Work instruction:
Reproduce the listing verbatim.

Input data:
═══
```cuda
int attn_bwd_wgmma(const AttnParams& p, cudaStream_t st, bool delta_ready) {
    const int nkb = (p.S + kBlk - 1) / kBlk;
    int rc = 0;
    if (!delta_ready) {
        rc = attn_delta(p, st);
        if (rc) return rc;
    }
    CUtensorMap tq, td;
    const bool vl = p.cu_seqlens != nullptr;
    const uint64_t rows = vl ? static_cast<uint64_t>(p.total) : static_cast<uint64_t>(p.B) * p.S;
    rc = make_tmap_bf16(&tq, p.qkv, 3ull * p.H, rows, 3ull * p.H, kBlk);
    if (rc) return rc;
    rc = make_tmap_bf16(&td, p.dctx, static_cast<uint64_t>(p.H), rows, static_cast<uint64_t>(p.H), kBlk);
    if (rc) return rc;
    if (vl) {
        if (nkb == 1) rc = launch_bwd_wgmma<1, true>(p, tq, td, st);
        else if (nkb == 2) rc = launch_bwd_wgmma<2, true>(p, tq, td, st);
        else rc = launch_bwd_wgmma<3, true>(p, tq, td, st);
    } else if (nkb == 1) rc = launch_bwd_wgmma<1>(p, tq, td, st);
    else if (nkb == 2) rc = launch_bwd_wgmma<2>(p, tq, td, st);
    else rc = launch_bwd_wgmma<3>(p, tq, td, st);
    if (rc) return rc;
    VB_CHECK_CUDA(cudaGetLastError());
    return 0;
}

}
```

Baseline: 4364.

## Split attention forward into per-query-block CTAs with staged TMA barriers

The forward attention kernel now launches one 128-thread CTA per (batch, head, query block) instead of one CTA holding all query blocks as warpgroups. Each CTA loads only its own Q tile plus all K and V tiles, and K tiles get their own mbarriers so QK^T can start as each tile lands, with V waited on just before PV. This shrinks shared memory per CTA so several CTAs can share an SM, at the cost of K/V being loaded redundantly by every query-block CTA. The backward kernel splits its single load barrier into three (Q/K, dO, V) so early phases can start before V arrives.

```diff
diff --git a/visualbert_b200/csrc/vb_attention_wgmma.cu b/visualbert_b200/csrc/vb_attention_wgmma.cu
--- a/visualbert_b200/csrc/vb_attention_wgmma.cu
+++ b/visualbert_b200/csrc/vb_attention_wgmma.cu
@@ -6,8 +6,8 @@
 
 template <int NKB>
 struct AttnSmem {
-    static constexpr int FWD_BYTES = 3 * NKB * kWgTile + NKB * kBlk * 4 + 16 + 1024;
-    static constexpr int BWD_BYTES = (4 * NKB + NKB * NKB) * kWgTile + NKB * kBlk * 4 + 16 + 1024;
+    static constexpr int FWD_BYTES = (2 * NKB + 1) * kWgTile + NKB * kBlk * 4 + 8 * (NKB + 1) + 1024;
+    static constexpr int BWD_BYTES = (4 * NKB + NKB * NKB) * kWgTile + NKB * kBlk * 4 + 24 + 1024;
 };
 
 __device__ __forceinline__ uint64_t tile_desc(uint32_t saddr) { return wgmma_desc_sw128(saddr, kWgTile, 1024); }
@@ -47,42 +47,48 @@
 }
 
 template <int NKB, bool VL = false>
-__global__ void __launch_bounds__(NKB * 128, 1)
+__global__ void __launch_bounds__(128, 3)
 attn_fwd_wgmma_kernel(const __grid_constant__ CUtensorMap tmQKV, const AttnParams p) {
     extern __shared__ uint8_t smem_raw[];
     const uint32_t raw = smem_u32(smem_raw);
     const uint32_t base = (raw + 1023u) & ~1023u;
     uint8_t* smem = smem_raw + (base - raw);
-    const uint32_t sQ = base, sK = base + NKB * kWgTile, sV = base + 2 * NKB * kWgTile;
-    float* sbias = reinterpret_cast<float*>(smem + 3 * NKB * kWgTile);
-    const uint32_t bar = base + 3 * NKB * kWgTile + NKB * kBlk * 4;
-    const int tid = threadIdx.x, wg = tid >> 7, warp = (tid >> 5) & 3, lane = tid & 31, g = lane >> 2, t = lane & 3;
-    const int item = blockIdx.x, b = item / p.A, h = item % p.A;
+    const uint32_t sQ = base, sK = base + kWgTile, sV = base + (NKB + 1) * kWgTile;
+    float* sbias = reinterpret_cast<float*>(smem + (2 * NKB + 1) * kWgTile);
+    const uint32_t bar = base + (2 * NKB + 1) * kWgTile + NKB * kBlk * 4;
+    const int tid = threadIdx.x, warp = tid >> 5, lane = tid & 31, g = lane >> 2, t = lane & 3;
+    const int item = blockIdx.x / NKB, qb = blockIdx.x % NKB, b = item / p.A, h = item % p.A;
     const unsigned bh = static_cast<unsigned>(item);
     const SeqSpan sp = seq_span<VL>(p, b, h);
     const int S = sp.len;
     const int nkv = VL ? (S + kBlk - 1) / kBlk : NKB;
     const int row0 = VL ? static_cast<int>(sp.row0) : b * S;
-    if (VL && S == 0) return;
+    if (VL && qb >= nkv) return;
 
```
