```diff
@@ -351,5 +353,14 @@
     sh.table_rows = (uint64_t)pos_nd + 1 + sh.deg.size();
     return sh;
 }
-
-}
+inline SharedRows shared_rows_from_bitmap(const uint32_t* seen, size_t words, uint32_t pos_nd) {
+    SharedRows sh;
+    for (size_t w = 0; w < words; w++)
+        for (uint32_t bits = seen[w]; bits; bits &= bits - 1) sh.deg.push_back((uint32_t)(w * 32) + (uint32_t)__builtin_ctz(bits));
+    sh.zrow = pos_nd;
+    sh.base = pos_nd + 1;
+    sh.table_rows = (uint64_t)pos_nd + 1 + sh.deg.size();
+    return sh;
+}
+
+}
diff --git a/spaghettisearch_amd/csrc/pr_state.hpp b/spaghettisearch_amd/csrc/pr_state.hpp
--- a/spaghettisearch_amd/csrc/pr_state.hpp
+++ b/spaghettisearch_amd/csrc/pr_state.hpp
@@ -90,7 +90,17 @@
     ss::DevBuf<uint32_t> woff;
     ss::DevBuf<uint32_t> src_shared;
     ss::DevBuf<uint32_t> sh_deg;
+    ss::DevBuf<uint32_t> sh_seen;
     ss::DevBuf<PrCtl> ctl;
+    void* h_plan = nullptr;
+    size_t h_plan_cap = 0;
+    ~ss_pr() {
+        if (!h_plan) return;
+        ss_ctx* ctx = g->ctx;
+        if (ss::device_wedged(ctx->device)) return;
+        (void)hipStreamSynchronize(ctx->stream);
+        ctx->pin_free(h_plan, h_plan_cap);
+    }
     bool begun = false;
     bool need_finalize = false;
     bool finalize_is_begin = false;
@@ -102,6 +112,8 @@
 void pr_launch_begin(ss_pr* pr, hipStream_t st, unsigned nb);
 void pr_launch_step(ss_pr* pr, hipStream_t st);
 void pr_launch_finalize(ss_pr* pr, hipStream_t st, int is_begin);
+void pr_enqueue_begin(ss_pr* pr, hipStream_t st);
+int32_t pr_create(ss_graph* g, double damping, double eps, int32_t max_iter, int32_t k_topics, const int32_t* n_topic, bool begin_now, ss_pr** out);
 size_t pr_wire_floats(const ss_pr* pr);
 hipError_t pr_wire_alloc(ss_pr* pr);
 void pr_wire_pack(ss_pr* pr, hipStream_t st);
```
═══
Output of the task:
```cuda
int attn_bwd_wgmma(const AttnParams& p, cudaStream_t st, bool delta_ready) {
    const int nkb = (p.S + kBlk - 1) / kBlk;
    int rc = 0;
    if (!delta_ready) {
        rc = attn_delta(p, st);
        if (rc) return rc;
    }
    CUtensorMap tq, td;
    const bool vl = p.cu_seqlens != nullptr;
    const uint64_t rows = vl ? static_cast<uint64_t>(p.total) : static_cast<uint64_t>(p.B) * p.S;
    rc = make_tmap_bf16(&tq, p.qkv, 3ull * p.H, rows, 3ull * p.H, kBlk);
    if (rc) return rc;
    rc = make_tmap_bf16(&td, p.dctx, static_cast<uint64_t>(p.H), rows, static_cast<uint64_t>(p.H), kBlk);
    if (rc) return rc;
    if (vl) {
        if (nkb == 1) rc = launch_bwd_wgmma<1, true>(p, tq, td, st);
        else if (nkb == 2) rc = launch_bwd_wgmma<2, true>(p, tq, td, st);
        else rc = launch_bwd_wgmma<3, true>(p, tq, td, st);
    } else if (nkb == 1) rc = launch_bwd_wgmma<1>(p, tq, td, st);
    else if (nkb == 2) rc = launch_bwd_wgmma<2>(p, tq, td, st);
    else rc = launch_bwd_wgmma<3>(p, tq, td, st);
    if (rc) return rc;
    VB_CHECK_CUDA(cudaGetLastError());
    return 0;
}

}
```

Baseline: 4364.

## Split attention forward into per-query-block CTAs with staged TMA barriers

The forward attention kernel now launches one 128-thread CTA per (batch, head, query block) instead of one CTA holding all query blocks as warpgroups. Each CTA loads only its own Q tile plus all K and V tiles, and K tiles get their own mbarriers so QK^T can start as each tile lands, with V waited on just before PV. This shrinks shared memory per CTA so several CTAs can share an SM, at the cost of K/V being loaded redundantly by every query-block CTA. The backward kernel splits its single load barrier into three (Q/K, dO, V) so early phases can start before V arrives.

```diff
diff --git a/visualbert_b200/csrc/vb_attention_wgmma.cu b/visualbert_b200/csrc/vb_attention_wgmma.cu
--- a/visualbert_b200/csrc/vb_attention_wgmma.cu
+++ b/visualbert_b200/csrc/vb_attention_wgmma.cu
@@ -6,8 +6,8 @@
 
 template <int NKB>
 struct AttnSmem {
-    static constexpr int FWD_BYTES = 3 * NKB * kWgTile + NKB * kBlk * 4 + 16 + 1024;
-    static constexpr int BWD_BYTES = (4 * NKB + NKB * NKB) * kWgTile + NKB * kBlk * 4 + 16 + 1024;
+    static constexpr int FWD_BYTES = (2 * NKB + 1) * kWgTile + NKB * kBlk * 4 + 8 * (NKB + 1) + 1024;
+    static constexpr int BWD_BYTES = (4 * NKB + NKB * NKB) * kWgTile + NKB * kBlk * 4 + 24 + 1024;
 };
 
 __device__ __forceinline__ uint64_t tile_desc(uint32_t saddr) { return wgmma_desc_sw128(saddr, kWgTile, 1024); }
@@ -47,42 +47,48 @@
 }
 
 template <int NKB, bool VL = false>
-__global__ void __launch_bounds__(NKB * 128, 1)
+__global__ void __launch_bounds__(128, 3)
 attn_fwd_wgmma_kernel(const __grid_constant__ CUtensorMap tmQKV, const AttnParams p) {
     extern __shared__ uint8_t smem_raw[];
     const uint32_t raw = smem_u32(smem_raw);
     const uint32_t base = (raw + 1023u) & ~1023u;
     uint8_t* smem = smem_raw + (base - raw);
-    const uint32_t sQ = base, sK = base + NKB * kWgTile, sV = base + 2 * NKB * kWgTile;
-    float* sbias = reinterpret_cast<float*>(smem + 3 * NKB * kWgTile);
-    const uint32_t bar = base + 3 * NKB * kWgTile + NKB * kBlk * 4;
-    const int tid = threadIdx.x, wg = tid >> 7, warp = (tid >> 5) & 3, lane = tid & 31, g = lane >> 2, t = lane & 3;
-    const int item = blockIdx.x, b = item / p.A, h = item % p.A;
+    const uint32_t sQ = base, sK = base + kWgTile, sV = base + (NKB + 1) * kWgTile;
+    float* sbias = reinterpret_cast<float*>(smem + (2 * NKB + 1) * kWgTile);
+    const uint32_t bar = base + (2 * NKB + 1) * kWgTile + NKB * kBlk * 4;
+    const int tid = threadIdx.x, warp = tid >> 5, lane = tid & 31, g = lane >> 2, t = lane & 3;
+    const int item = blockIdx.x / NKB, qb = blockIdx.x % NKB, b = item / p.A, h = item % p.A;
     const unsigned bh = static_cast<unsigned>(item);
     const SeqSpan sp = seq_span<VL>(p, b, h);
     const int S = sp.len;
     const int nkv = VL ? (S + kBlk - 1) / kBlk : NKB;
     const int row0 = VL ? static_cast<int>(sp.row0) : b * S;
-    if (VL && S == 0) return;
+    if (VL && qb >= nkv) return;
 
```
```diff
@@ -351,5 +353,14 @@
     sh.table_rows = (uint64_t)pos_nd + 1 + sh.deg.size();
     return sh;
 }
-
-}
+inline SharedRows shared_rows_from_bitmap(const uint32_t* seen, size_t words, uint32_t pos_nd) {
+    SharedRows sh;
+    for (size_t w = 0; w < words; w++)
+        for (uint32_t bits = seen[w]; bits; bits &= bits - 1) sh.deg.push_back((uint32_t)(w * 32) + (uint32_t)__builtin_ctz(bits));
+    sh.zrow = pos_nd;
+    sh.base = pos_nd + 1;
+    sh.table_rows = (uint64_t)pos_nd + 1 + sh.deg.size();
+    return sh;
+}
+
+}
diff --git a/spaghettisearch_amd/csrc/pr_state.hpp b/spaghettisearch_amd/csrc/pr_state.hpp
--- a/spaghettisearch_amd/csrc/pr_state.hpp
+++ b/spaghettisearch_amd/csrc/pr_state.hpp
@@ -90,7 +90,17 @@
     ss::DevBuf<uint32_t> woff;
     ss::DevBuf<uint32_t> src_shared;
     ss::DevBuf<uint32_t> sh_deg;
+    ss::DevBuf<uint32_t> sh_seen;
     ss::DevBuf<PrCtl> ctl;
+    void* h_plan = nullptr;
+    size_t h_plan_cap = 0;
+    ~ss_pr() {
+        if (!h_plan) return;
+        ss_ctx* ctx = g->ctx;
+        if (ss::device_wedged(ctx->device)) return;
+        (void)hipStreamSynchronize(ctx->stream);
+        ctx->pin_free(h_plan, h_plan_cap);
+    }
     bool begun = false;
     bool need_finalize = false;
     bool finalize_is_begin = false;
@@ -102,6 +112,8 @@
 void pr_launch_begin(ss_pr* pr, hipStream_t st, unsigned nb);
 void pr_launch_step(ss_pr* pr, hipStream_t st);
 void pr_launch_finalize(ss_pr* pr, hipStream_t st, int is_begin);
+void pr_enqueue_begin(ss_pr* pr, hipStream_t st);
+int32_t pr_create(ss_graph* g, double damping, double eps, int32_t max_iter, int32_t k_topics, const int32_t* n_topic, bool begin_now, ss_pr** out);
 size_t pr_wire_floats(const ss_pr* pr);
 hipError_t pr_wire_alloc(ss_pr* pr);
 void pr_wire_pack(ss_pr* pr, hipStream_t st);
```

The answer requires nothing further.